Saved data entries:
═══
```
__device__ __forceinline__ void voxelize_small(const BuildArgs& a, Ctl* ctl, BatchCtl* bc, const uint32_t wave, const uint32_t numWaves) {
	const uint32_t numSmall = min(bc->numVoxSmall, a.voxItemCap - VOX_BIG_ITEMS);
	if (numSmall == 0u) return;
	const VoxItem* items = vox_items(a, bc);
	SimlodChunk* const* chunkDir = chunk_dir(a, bc);
	const uint32_t tag = bc->tag;
	const uint32_t lane = (uint32_t)lane_id();
	constexpr uint32_t U = 4;
	const uint32_t per = numSmall > numWaves / 4u ? U : 1u;
	for (uint32_t k0 = wave * per; k0 < numSmall; k0 += numWaves * per) {
		VoxItem it[U];
		unsigned long long mine[U];
		uint32_t itemIndex[U], count[U], depth[U];
		uint32_t maxCount = 0, maxDepth = 0;
#pragma unroll
		for (uint32_t u = 0; u < U; u++) {
			itemIndex[u] = VOX_BIG_ITEMS + min(k0 + u, numSmall - 1u);
			it[u] = items[itemIndex[u]];
		}
#pragma unroll
		for (uint32_t u = 0; u < U; u++) {
			const uint32_t leafIdx = it[u].leaf & 0xffffffu;
			count[u] = u < per && k0 + u < numSmall ? it[u].s1 - it[u].s0 : 0u;
			mine[u] = 0ull;
			if (leafIdx == 0u) { SimlodOccupancyGrid* g = a.nodes[0].grid; if (lane == 0u && g != nullptr) mine[u] = path_pack(a.pers, 0u, 0u, g); }
			else if (lane < PATH_WORDS - 1) mine[u] = (at<const unsigned long long>(a, a.offPaths) + (uint64_t)leafIdx * PATH_WORDS)[lane];
		}
#pragma unroll
		for (uint32_t u = 0; u < U; u++) {
			const unsigned long long present = __ballot(mine[u] != 0ull);
			depth[u] = count[u] != 0u ? (uint32_t)__ffsll((long long)~present) - 1u : 0u;
			maxCount = max(maxCount, count[u]); maxDepth = max(maxDepth, depth[u]);
		}
		for (uint32_t base = 0; base < maxCount; base += 64u) {
			uint32_t pX[U], pY[U], pZ[U];
			float color[U];
			bool go[U];
			{
				float4 p[U];
#pragma unroll
				for (uint32_t u = 0; u < U; u++) {
					const uint32_t rel = base + lane, i = it[u].s0 + rel;
					go[u] = rel < count[u];
					p[u] = go[u] ? reinterpret_cast<const float4*>(chunkDir[it[u].ptBase + (i / SIMLOD_POINTS_PER_CHUNK - it[u].ptFirst)]->points)[i % SIMLOD_POINTS_PER_CHUNK] : make_float4(0, 0, 0, 0);
				}
#pragma unroll
				for (uint32_t u = 0; u < U; u++) {
					pX[u] = quantize(F_FULL, p[u].x, a.minx, a.size); pY[u] = quantize(F_FULL, p[u].y, a.miny, a.size); pZ[u] = quantize(F_FULL, p[u].z, a.minz, a.size);
					color[u] = p[u].w;
				}
			}
			for (uint32_t d = 1; d <= maxDepth; d++) {
				bool any = false;
#pragma unroll
				for (uint32_t u = 0; u < U; u++) { go[u] = go[u] && d <= depth[u]; any = any || go[u]; }
				if (__ballot(any) == 0ull) break;
				unsigned long long ent[U];
				uint32_t* word[U]; uint32_t bit[U], seen[U], level[U];
#pragma unroll
// ... 35 lines not shown
		if (elapsedMs > (float)ctl->budgetUs / 1000.0f) __hip_atomic_store(&ctl->stop, 1u, __ATOMIC_RELAXED, __HIP_MEMORY_SCOPE_AGENT);
	}
}

static constexpr uint32_t VOXROOT_WGS = 8;
__device__ __forceinline__ void voxroot_pieces(const BuildArgs& a, Ctl* ctl, BatchCtl* bc, VoxShared& sh, uint32_t wg, uint32_t numWgs);

__global__ __launch_bounds__(VTPB) void k_voxelize(BuildArgs a, uint32_t ordinal) {
	Ctl* ctl = ctl_of(a);
	BatchCtl* bc = batch_of(ctl, ordinal);
	if (bc == nullptr || ctl->abortBatch) return;
	__shared__ VoxShared sh;
	const uint32_t numWgs = gridDim.x - VOXROOT_WGS;
	if (blockIdx.x >= numWgs) {
		if (bc->rootPieces != 0u) voxroot_pieces(a, ctl, bc, sh, blockIdx.x - numWgs, VOXROOT_WGS);
		return;
	}
	if (blockIdx.x == 0 && threadIdx.x == 0) end_of_batch(a, ctl, bc);
	const uint32_t numItems = min(bc->numVoxItems, VOX_BIG_ITEMS);
	const VoxItem* items = vox_items(a, bc);
	SimlodChunk* const* chunkDir = chunk_dir(a, bc);
	const uint32_t tag = bc->tag;
	static_assert(VTPB == 1024 && CUBE_WORDS <= 9216 + VTPB, "k_voxelize: thread t owns the LDS cube words t + 1024 k (k < 8: cube 1), 8192 + t (cube 2), 9216 + t (cubes 3..7)");
	const uint32_t lane = (uint32_t)lane_id();
	Phase ph(ctl, blockIdx.x == ((ctl->debugFlags >> 8) & 0xffffu));
	const bool clocked = SIMLOD_MEASURE != 0 && (ctl->debugFlags & 2u) != 0u;
	if (clocked && blockIdx.x == 0 && threadIdx.x == 0) ctl->voxT[ordinal][0] = wall_ns();
	for (uint32_t item = blockIdx.x; item < numItems; item += numWgs) {
		VoxItem it = items[item];
		const uint32_t leafLevel = it.leaf >> 24;
		it.leaf &= 0xffffffu;
		if (it.leaf == 0u) continue;
		const uint32_t LX = a.nodes[it.leaf].X, LY = a.nodes[it.leaf].Y, LZ = a.nodes[it.leaf].Z;
		const unsigned long long* rec = at<const unsigned long long>(a, a.offPaths) + (uint64_t)it.leaf * PATH_WORDS;
		__syncthreads();
		if (threadIdx.x < PATH_WORDS) {
			const unsigned long long e = threadIdx.x < PATH_WORDS - 1 ? rec[threadIdx.x] : 0ull;
			sh.anc[threadIdx.x] = e; sh.cnt[threadIdx.x] = 0; sh.hiOcc[threadIdx.x] = 0; sh.hiFresh[threadIdx.x] = 0; sh.rank[threadIdx.x] = 0;
			if (threadIdx.x < 8u) sh.listCount[threadIdx.x] = 0;
		}
		const SimlodChunk* chunk[VOX_SPT];
		bool live[VOX_SPT];
#pragma unroll
		for (uint32_t j = 0; j < VOX_SPT; j++) {
			const uint32_t i = it.s0 + j * VTPB + threadIdx.x;
			live[j] = i < it.s1;
			chunk[j] = live[j] ? chunkDir[it.ptBase + (i / SIMLOD_POINTS_PER_CHUNK - it.ptFirst)] : nullptr;
		}
		__syncthreads();
		ph.mark(24);
		uint32_t depth = 0;
		while (depth < PATH_WORDS - 1 && sh.anc[depth] != 0ull) depth++;
		const uint32_t ldsDepth = min(depth, LDS_LEVELS);

		const uint32_t g1 = ((((LX & 1u) * 64u) + 128u * ((LY & 1u) * 64u) + 16384u * ((LZ & 1u) * 64u)) >> 5) + ((threadIdx.x >> 1) & 63u) * 4u + (threadIdx.x >> 7) * 512u + (threadIdx.x & 1u);
		const uint32_t g2 = (((LX & 3u) * 32u) + 128u * ((LY & 3u) * 32u + (threadIdx.x & 31u)) + 16384u * ((LZ & 3u) * 32u + (threadIdx.x >> 5))) >> 5;
		const uint32_t w3 = 9216u + threadIdx.x;
		uint32_t gw3, sft3, msk3;
		const uint32_t d3 = cube_word(w3, LX, LY, LZ, gw3, sft3, msk3);
		const bool have3 = d3 != 0u && d3 <= ldsDepth;
		uint32_t* const grid1 = ldsDepth >= 1u ? path_grid(a.pers, sh.anc[0])->values : nullptr;
		uint32_t* const grid2 = ldsDepth >= 2u ? path_grid(a.pers, sh.anc[1])->values : nullptr;
		uint32_t* const grid3 = have3 ? path_grid(a.pers, sh.anc[d3 - 1u])->values : nullptr;
		uint32_t snap1[8], snap2, snap3;
		{
#pragma unroll
			for (uint32_t k = 0; k < 8; k++) snap1[k] = ldsDepth >= 1u ? grid1[g1 + k * 4096u] : 0u;
			snap2 = ldsDepth >= 2u ? grid2[g2] : 0u;
			snap3 = have3 ? grid3[gw3] : 0u;
			uint32_t hi = 0;
// ... 248 lines not shown
```

Before: 15280 M points/s.

## Truncate per-node ancestor path rows and chain to ancestors for deep levels

Per-node ancestor path records shrink from PATH_WORDS (max depth + 1) entries to a fixed PATH_ROW of 12 entries. Entries deeper than that are found by following the last stored ancestor's row (path_far). This cuts the scratch footprint and the write traffic for path rows in rebuild and expand, and makes rows fit tighter in cache. In exchange, leaves deeper than 12 levels need dependent chained loads, and the layout signature now includes the row size.

```diff
diff --git a/simlod_amd/csrc/construct.hip b/simlod_amd/csrc/construct.hip
--- a/simlod_amd/csrc/construct.hip
+++ b/simlod_amd/csrc/construct.hip
@@ -43,7 +43,7 @@
 	a.offNodeDir = off;  off += align_up((uint64_t)a.nodeCapacity * sizeof(NodeDir), 256);
 	a.offChunkDir = off; off += align_up(2ull * a.dirCap * 8, 256);
 	a.offLeafChunks = off; off += (uint64_t)a.nodeCapacity * LEAF_ROW_BYTES;
-	a.offPaths = off; off += align_up((uint64_t)a.nodeCapacity * PATH_WORDS * 8, 256);
+	a.offPaths = off; off += align_up((uint64_t)a.nodeCapacity * PATH_ROW * 8, 256);
 	a.offTop = off;   off += align_up((uint64_t)TOP_CELLS * 4, 256);
 	a.offKid = off;   off += align_up((uint64_t)a.nodeCapacity * 4, 256);
 	a.voxItemCap = min(a.nodeCapacity + 2u * VOX_BIG_ITEMS, 1u << 20);
diff --git a/simlod_amd/csrc/construct_begin.inc b/simlod_amd/csrc/construct_begin.inc
--- a/simlod_amd/csrc/construct_begin.inc
+++ b/simlod_amd/csrc/construct_begin.inc
@@ -67,18 +67,18 @@
 				v = v->next;
 			}
 		}
-		unsigned long long* rec = at<unsigned long long>(a, a.offPaths) + i * PATH_WORDS;
+		unsigned long long* rec = at<unsigned long long>(a, a.offPaths) + i * PATH_ROW;
 		const uint32_t L = min(n->level, PATH_WORDS - 1u), s = (uint32_t)SIMLOD_MAX_DEPTH - L;
 		const uint32_t X = n->X << s, Y = n->Y << s, Z = n->Z << s;
 		uint32_t cur = 0, l = 0;
 		for (; l < L; l++) {
 			const SimlodNode* anc = a.nodes + cur;
-			rec[L - 1u - l] = path_pack(a.pers, cur, anc->level, anc->grid);
+			if (L - 1u - l < PATH_ROW) rec[L - 1u - l] = path_pack(a.pers, cur, anc->level, anc->grid);
 			const SimlodNode* c = anc->children[child_index(X, Y, Z, (int)l)];
 			if (c == nullptr) break;
 			cur = (uint32_t)(c - a.nodes);
 		}
-		rec[L] = 0;
+		if (L < PATH_ROW) rec[L] = 0;
 	}
 }
 
diff --git a/simlod_amd/csrc/construct_expand.inc b/simlod_amd/csrc/construct_expand.inc
--- a/simlod_amd/csrc/construct_expand.inc
+++ b/simlod_amd/csrc/construct_expand.inc
@@ -429,7 +429,11 @@
 			}
 			if (t < HIST_BINS) sh.bins[t] = binTotal;
 			if (t < SIMLOD_MAX_BATCHES_PER_LAUNCH) { sh.accD[t] = 0; sh.accF[t] = 0; }
-			if (t < PATH_WORDS) sh.pathL[t] = t + 1 < PATH_WORDS ? paths[(uint64_t)L * PATH_WORDS + t] : 0ull;
+			if (t < PATH_WORDS) {
+				unsigned long long e = t < PATH_ROW ? paths[(uint64_t)L * PATH_ROW + t] : 0ull;
+				if (t >= PATH_ROW && t < l) e = path_far(paths, L, t, a.nodeCapacity);
+				sh.pathL[t] = e;
+			}
 			if (t == 64u) { const SimlodNode* nl = a.nodes + L; sh.LX = nl->X; sh.LY = nl->Y; sh.LZ = nl->Z; sh.gridL = nl->grid; }
 			if (t >= 96u && t < 116u) sh.nameL[t - 96u] = a.nodes[L].name[t - 96u];
 			for (uint32_t i = t; i < LOCAL_NODES; i += ETPB) sh.listed[i] = NONE;
@@ -642,13 +646,13 @@
 				const uint32_t parentLocal = depth == 1u ? NONE : depth == 2u ? (t - 8u) >> 3 : 8u + ((t - 72u) >> 3);
 				const uint32_t parentIdx = depth == 1u ? L : indexOf(parentLocal);
 				parentOf[idx] = parentIdx;
-				unsigned long long* mine = paths + (uint64_t)idx * PATH_WORDS;
+				unsigned long long* mine = paths + (uint64_t)idx * PATH_ROW;
 				uint32_t w = 0;
 				if (depth >= 3u) { const uint32_t g = 8u + ((t - 72u) >> 3); mine[w++] = path_pack(a.pers, indexOf(g), l + 2u, sh.grid[g]); }
 				if (depth >= 2u) { const uint32_t ch = depth == 2u ? (t - 8u) >> 3 : (t - 72u) >> 6; mine[w++] = path_pack(a.pers, indexOf(ch), l + 1u, sh.grid[ch]); }
 				mine[w++] = path_pack(a.pers, L, l, sh.gridL);
-				for (uint32_t k = 0; w < PATH_WORDS; k++) {
-					const unsigned long long e = w + 1 < PATH_WORDS ? sh.pathL[k] : 0ull;
+				for (uint32_t k = 0; w < PATH_ROW; k++) {
+					const unsigned long long e = sh.pathL[k];
 					mine[w++] = e;
 					if (e == 0ull) break;
 				}
diff --git a/simlod_amd/csrc/construct_state.inc b/simlod_amd/csrc/construct_state.inc
--- a/simlod_amd/csrc/construct_state.inc
+++ b/simlod_amd/csrc/construct_state.inc
@@ -151,7 +151,12 @@
 static constexpr uint32_t TABLE_MAGIC = 0x51ab1e05u;
 static_assert(LEAF_SLOTS <= 64, "queue_split hands a leaf's chunks out one per lane");
 
+#ifndef PATH_DIRECT
+#define PATH_DIRECT 12
+#endif
 static constexpr uint32_t PATH_WORDS = SIMLOD_MAX_DEPTH + 1;
+static constexpr uint32_t PATH_ROW = PATH_DIRECT;
+static_assert(PATH_ROW >= 3u && PATH_ROW <= (uint32_t)SIMLOD_MAX_DEPTH, "k_expand writes up to three entries of a new node's row before it copies the slot node's path");
 static constexpr unsigned long long PATH_VALID = 1ull << 63;
 
 __device__ __forceinline__ unsigned long long path_pack(const uint8_t* pers, uint32_t nodeIdx, uint32_t level, const SimlodOccupancyGrid* grid) {
@@ -162,6 +167,14 @@
 __device__ __forceinline__ uint32_t path_level(unsigned long long e) { return (uint32_t)(e >> 36) & 31u; }
 __device__ __forceinline__ SimlodOccupancyGrid* path_grid(uint8_t* pers, unsigned long long e) {
 	return reinterpret_cast<SimlodOccupancyGrid*>(pers + ((e & 0xfffffffffull) << 4));
+}
+__device__ inline unsigned long long path_far(const unsigned long long* paths, uint32_t node, uint32_t k, uint32_t nodeCapacity) {
+	while (k >= PATH_ROW) {
+		const unsigned long long last = paths[(uint64_t)node * PATH_ROW + (PATH_ROW - 1u)];
+		node = path_node(last); k -= PATH_ROW;
+		if (last == 0ull || node >= nodeCapacity) return 0ull;
+	}
+	return paths[(uint64_t)node * PATH_ROW + k];
 }
 
 static constexpr uint32_t TOP_LEVEL = 5, TOP_SIDE = 1u << TOP_LEVEL, TOP_CELLS = TOP_SIDE * TOP_SIDE * TOP_SIDE;
@@ -292,5 +305,5 @@
 };
 
 __host__ __device__ inline uint64_t layout_signature(const BuildArgs& a) {
-	return a.scratchBytes ^ ((uint64_t)a.nodeCapacity << 40) ^ ((uint64_t)a.groupMax << 59) ^ (a.offSpilled * 0x9E3779B97F4A7C15ull);
-}
+	return a.scratchBytes ^ ((uint64_t)a.nodeCapacity << 40) ^ ((uint64_t)a.groupMax << 59) ^ (a.offSpilled * 0x9E3779B97F4A7C15ull) ^ ((uint64_t)PATH_ROW * 0xC2B2AE3D27D4EB4Full);
+}
diff --git a/simlod_amd/csrc/construct_voxelize.inc b/simlod_amd/csrc/construct_voxelize.inc
--- a/simlod_amd/csrc/construct_voxelize.inc
+++ b/simlod_amd/csrc/construct_voxelize.inc
@@ -148,7 +148,11 @@
 			count[u] = u < per && k0 + u < numSmall ? it[u].s1 - it[u].s0 : 0u;
 			mine[u] = 0ull;
 			if (leafIdx == 0u) { SimlodOccupancyGrid* g = a.nodes[0].grid; if (lane == 0u && g != nullptr) mine[u] = path_pack(a.pers, 0u, 0u, g); }
-			else if (lane < PATH_WORDS - 1) mine[u] = (at<const unsigned long long>(a, a.offPaths) + (uint64_t)leafIdx * PATH_WORDS)[lane];
+			else {
+				const unsigned long long* paths = at<const unsigned long long>(a, a.offPaths);
+				if (lane < PATH_ROW) mine[u] = paths[(uint64_t)leafIdx * PATH_ROW + lane];
+				if ((it[u].leaf >> 24) > PATH_ROW && lane >= PATH_ROW && lane < (it[u].leaf >> 24)) mine[u] = path_far(paths, leafIdx, lane, a.nodeCapacity);
+			}
 		}
 #pragma unroll
 		for (uint32_t u = 0; u < U; u++) {
@@ -250,10 +254,11 @@
 		it.leaf &= 0xffffffu;
 		if (it.leaf == 0u) continue;
 		const uint32_t LX = a.nodes[it.leaf].X, LY = a.nodes[it.leaf].Y, LZ = a.nodes[it.leaf].Z;
-		const unsigned long long* rec = at<const unsigned long long>(a, a.offPaths) + (uint64_t)it.leaf * PATH_WORDS;
+		const unsigned long long* rec = at<const unsigned long long>(a, a.offPaths) + (uint64_t)it.leaf * PATH_ROW;
 		__syncthreads();
 		if (threadIdx.x < PATH_WORDS) {
-			const unsigned long long e = threadIdx.x < PATH_WORDS - 1 ? rec[threadIdx.x] : 0ull;
+			unsigned long long e = threadIdx.x < PATH_ROW ? rec[threadIdx.x] : 0ull;
+			if (leafLevel > PATH_ROW && threadIdx.x >= PATH_ROW && threadIdx.x < leafLevel) e = path_far(at<const unsigned long long>(a, a.offPaths), it.leaf, threadIdx.x, a.nodeCapacity);
 			sh.anc[threadIdx.x] = e; sh.cnt[threadIdx.x] = 0; sh.hiOcc[threadIdx.x] = 0; sh.hiFresh[threadIdx.x] = 0; sh.rank[threadIdx.x] = 0;
 			if (threadIdx.x < 8u) sh.listCount[threadIdx.x] = 0;
 		}
```

Result: faster. 15720 M points/s, median of 6 (+2.9%).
═══
**ACTIVITY**
If a line in the records above contains the word "scratchBytes", copy it.

**RESULT FOR THIS TASK**
-	return a.scratchBytes ^ ((uint64_t)a.nodeCapacity << 40) ^ ((uint64_t)a.groupMax << 59) ^ (a.offSpilled * 0x9E3779B97F4A7C15ull);
+	return a.scratchBytes ^ ((uint64_t)a.nodeCapacity << 40) ^ ((uint64_t)a.groupMax << 59) ^ (a.offSpilled * 0x9E3779B97F4A7C15ull) ^ ((uint64_t)PATH_ROW * 0xC2B2AE3D27D4EB4Full);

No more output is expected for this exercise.